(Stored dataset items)
# # # # #
+    if (bn_w) { scale = bn_w[ch] / sqrtf(bn_v[ch] + eps); shift = bn_b[ch] - bn_m[ch] * scale; }
+#pragma unroll
+    for (int t = 0; t < 49; ++t) {
+      const float v = w[ch * s_co + (t / 7) * s_ky + (t % 7) * s_kx] * scale;
+      if (t & 1) w2[t / 2].y = v; else w2[t / 2].x = v;
+    }
+    w2[24].y = 0.f;
+  } else {
+#pragma unroll
+    for (int t = 0; t < 25; ++t) w2[t] = stem_f32x2{0.f, 0.f};
+  }
+  __syncthreads();
+  const int Cp = (C0 + 31) / 32 * 32;
+  int one = 1;
+  asm("" : "+v"(one));
+  static_assert(STEM_TY % STEM_BR == 0 && STEM_TX % 4 == 0, "blocks tile the workgroup's patch");
+  for (int q = slot; q < (STEM_TY / STEM_BR) * (STEM_TX / 4); q += 2) {
+    const int by = q / (STEM_TX / 4), px = (q - by * (STEM_TX / 4)) * 4;
+    stem_f32x2 a[STEM_BR][2];
+#pragma unroll
+    for (int j = 0; j < STEM_BR; ++j) a[j][0] = a[j][1] = stem_f32x2{shift, shift};
+    const float* t0 = &tile[2 * STEM_BR * by][px];
+    stem_pk_rows<0>(a, w2, t0, t0 + one);
+#pragma unroll
+    for (int j = 0; j < STEM_BR; ++j) {
+      const float acc[4] = {a[j][0].x, a[j][0].y, a[j][1].x, a[j][1].y};
+      const int oy = oy0 + STEM_BR * by + j;
+#pragma unroll
+      for (int e = 0; e < 4; ++e) {
+        const int ox = ox0 + px + e;
+        const float v = fmaxf(acc[e], 0.f);
+        const bool ok = oy < Ho && ox < Wo && ch < Cp;
+        const uint32_t word = sp_word(ch < C0 ? v : 0.f, ch & 1);
+        if (ok) y[(((long)b * Ho + oy) * Wo + ox) * Cp + sp_index(ch)] = word;
+      }
+    }
+  }
+}
+template <bool PACKED>
+__global__ __launch_bounds__(256) void stem_conv_kernel(const float* __restrict__ x, long sxb, long sxh, long sxw, int H, int W,
+                                                        const float* __restrict__ w, long s_co, long s_ky, long s_kx,
+                                                        const float* __restrict__ bn_w, const float* __restrict__ bn_b,
+                                                        const float* __restrict__ bn_m, const float* __restrict__ bn_v, float eps,
+                                                        int C0, int Ho, int Wo, sp_t* __restrict__ y) {
+  if constexpr (PACKED) stem_body_pk(x, sxb, sxh, sxw, H, W, w, s_co, s_ky, s_kx, bn_w, bn_b, bn_m, bn_v, eps, C0, Ho, Wo, y);
+  else stem_body(x, sxb, sxh, sxw, H, W, w, s_co, s_ky, s_kx, bn_w, bn_b, bn_m, bn_v, eps, C0, Ho, Wo, y);
 }
 
 __global__ void sp_to_f32_kernel(const sp_t* __restrict__ src, float* __restrict__ dst, long rows, int C, int Cp) {
@@ -693,6 +812,13 @@
 extern "C" size_t loftr_conv_scratch_bytes(int B, int H, int W, int Cout, int KH, int KW, int stride) {
   const int R = conv_rem_channels(Cout, KH, KW, stride);
   return (R > 0 && B > 0 && H > 0 && W > 0) ? (size_t)B * H * W * 9 * R * 4 : 0;
+}
+
+static bool conv_onepass_pays(int row_tiles) {
+  const int mode = loftr_debug_value(LOFTR_DBG_CONV_ONEPASS);
+  if (mode != 1) return mode != 0;
+  const int cus = (int)persistent_grid(1u << 30);
+  return 5 * ceil_div(row_tiles, cus) <= 3 * ceil_div(2 * row_tiles, cus);
 }
 
 static int conv_run(const uint32_t* x_sp, int B, int H, int W, int Cin, const void* prepared, size_t prepared_bytes, int Cout,
@@ -773,6 +899,8 @@
     if (up_sp)
       hipLaunchKernelGGL((conv_kernel<CfgD, true>), dim3(xcd_grid(ceil_div(p.M, CfgD::BM), ceil_div(p.Coutp, CfgD::BN))),
                          dim3(CfgD::THREADS), 0, st, p);
+    else if ((p.Coutp == 224 || p.Coutp == 256) && conv_onepass_pays(ceil_div(p.M, CfgW::BM)))
+      hipLaunchKernelGGL((conv_kernel<CfgW, false>), dim3(xcd_grid(ceil_div(p.M, CfgW::BM), 1)), dim3(CfgW::THREADS), 0, st, p);
     else
       hipLaunchKernelGGL((conv_kernel<CfgD, false>), dim3(xcd_grid(ceil_div(p.M, CfgD::BM), ceil_div(p.Coutp, CfgD::BN))),
                          dim3(CfgD::THREADS), 0, st, p);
# # # # #
ASSIGNMENT:
An exact transcription of all the entries is needed.

RESULT OF THIS TASK:
+    if (bn_w) { scale = bn_w[ch] / sqrtf(bn_v[ch] + eps); shift = bn_b[ch] - bn_m[ch] * scale; }
+#pragma unroll
+    for (int t = 0; t < 49; ++t) {
+      const float v = w[ch * s_co + (t / 7) * s_ky + (t % 7) * s_kx] * scale;
+      if (t & 1) w2[t / 2].y = v; else w2[t / 2].x = v;
+    }
+    w2[24].y = 0.f;
+  } else {
+#pragma unroll
+    for (int t = 0; t < 25; ++t) w2[t] = stem_f32x2{0.f, 0.f};
+  }
+  __syncthreads();
+  const int Cp = (C0 + 31) / 32 * 32;
+  int one = 1;
+  asm("" : "+v"(one));
+  static_assert(STEM_TY % STEM_BR == 0 && STEM_TX % 4 == 0, "blocks tile the workgroup's patch");
+  for (int q = slot; q < (STEM_TY / STEM_BR) * (STEM_TX / 4); q += 2) {
+    const int by = q / (STEM_TX / 4), px = (q - by * (STEM_TX / 4)) * 4;
+    stem_f32x2 a[STEM_BR][2];
+#pragma unroll
+    for (int j = 0; j < STEM_BR; ++j) a[j][0] = a[j][1] = stem_f32x2{shift, shift};
+    const float* t0 = &tile[2 * STEM_BR * by][px];
+    stem_pk_rows<0>(a, w2, t0, t0 + one);
+#pragma unroll
+    for (int j = 0; j < STEM_BR; ++j) {
+      const float acc[4] = {a[j][0].x, a[j][0].y, a[j][1].x, a[j][1].y};
+      const int oy = oy0 + STEM_BR * by + j;
+#pragma unroll
+      for (int e = 0; e < 4; ++e) {
+        const int ox = ox0 + px + e;
+        const float v = fmaxf(acc[e], 0.f);
+        const bool ok = oy < Ho && ox < Wo && ch < Cp;
+        const uint32_t word = sp_word(ch < C0 ? v : 0.f, ch & 1);
+        if (ok) y[(((long)b * Ho + oy) * Wo + ox) * Cp + sp_index(ch)] = word;
+      }
+    }
+  }
+}
+template <bool PACKED>
+__global__ __launch_bounds__(256) void stem_conv_kernel(const float* __restrict__ x, long sxb, long sxh, long sxw, int H, int W,
+                                                        const float* __restrict__ w, long s_co, long s_ky, long s_kx,
+                                                        const float* __restrict__ bn_w, const float* __restrict__ bn_b,
+                                                        const float* __restrict__ bn_m, const float* __restrict__ bn_v, float eps,
+                                                        int C0, int Ho, int Wo, sp_t* __restrict__ y) {
+  if constexpr (PACKED) stem_body_pk(x, sxb, sxh, sxw, H, W, w, s_co, s_ky, s_kx, bn_w, bn_b, bn_m, bn_v, eps, C0, Ho, Wo, y);
+  else stem_body(x, sxb, sxh, sxw, H, W, w, s_co, s_ky, s_kx, bn_w, bn_b, bn_m, bn_v, eps, C0, Ho, Wo, y);
 }
 
 __global__ void sp_to_f32_kernel(const sp_t* __restrict__ src, float* __restrict__ dst, long rows, int C, int Cp) {
@@ -693,6 +812,13 @@
 extern "C" size_t loftr_conv_scratch_bytes(int B, int H, int W, int Cout, int KH, int KW, int stride) {
   const int R = conv_rem_channels(Cout, KH, KW, stride);
   return (R > 0 && B > 0 && H > 0 && W > 0) ? (size_t)B * H * W * 9 * R * 4 : 0;
+}
+
+static bool conv_onepass_pays(int row_tiles) {
+  const int mode = loftr_debug_value(LOFTR_DBG_CONV_ONEPASS);
+  if (mode != 1) return mode != 0;
+  const int cus = (int)persistent_grid(1u << 30);
+  return 5 * ceil_div(row_tiles, cus) <= 3 * ceil_div(2 * row_tiles, cus);
 }
 
 static int conv_run(const uint32_t* x_sp, int B, int H, int W, int Cin, const void* prepared, size_t prepared_bytes, int Cout,
@@ -773,6 +899,8 @@
     if (up_sp)
       hipLaunchKernelGGL((conv_kernel<CfgD, true>), dim3(xcd_grid(ceil_div(p.M, CfgD::BM), ceil_div(p.Coutp, CfgD::BN))),
                          dim3(CfgD::THREADS), 0, st, p);
+    else if ((p.Coutp == 224 || p.Coutp == 256) && conv_onepass_pays(ceil_div(p.M, CfgW::BM)))
+      hipLaunchKernelGGL((conv_kernel<CfgW, false>), dim3(xcd_grid(ceil_div(p.M, CfgW::BM), 1)), dim3(CfgW::THREADS), 0, st, p);
     else
       hipLaunchKernelGGL((conv_kernel<CfgD, false>), dim3(xcd_grid(ceil_div(p.M, CfgD::BM), ceil_div(p.Coutp, CfgD::BN))),
                          dim3(CfgD::THREADS), 0, st, p);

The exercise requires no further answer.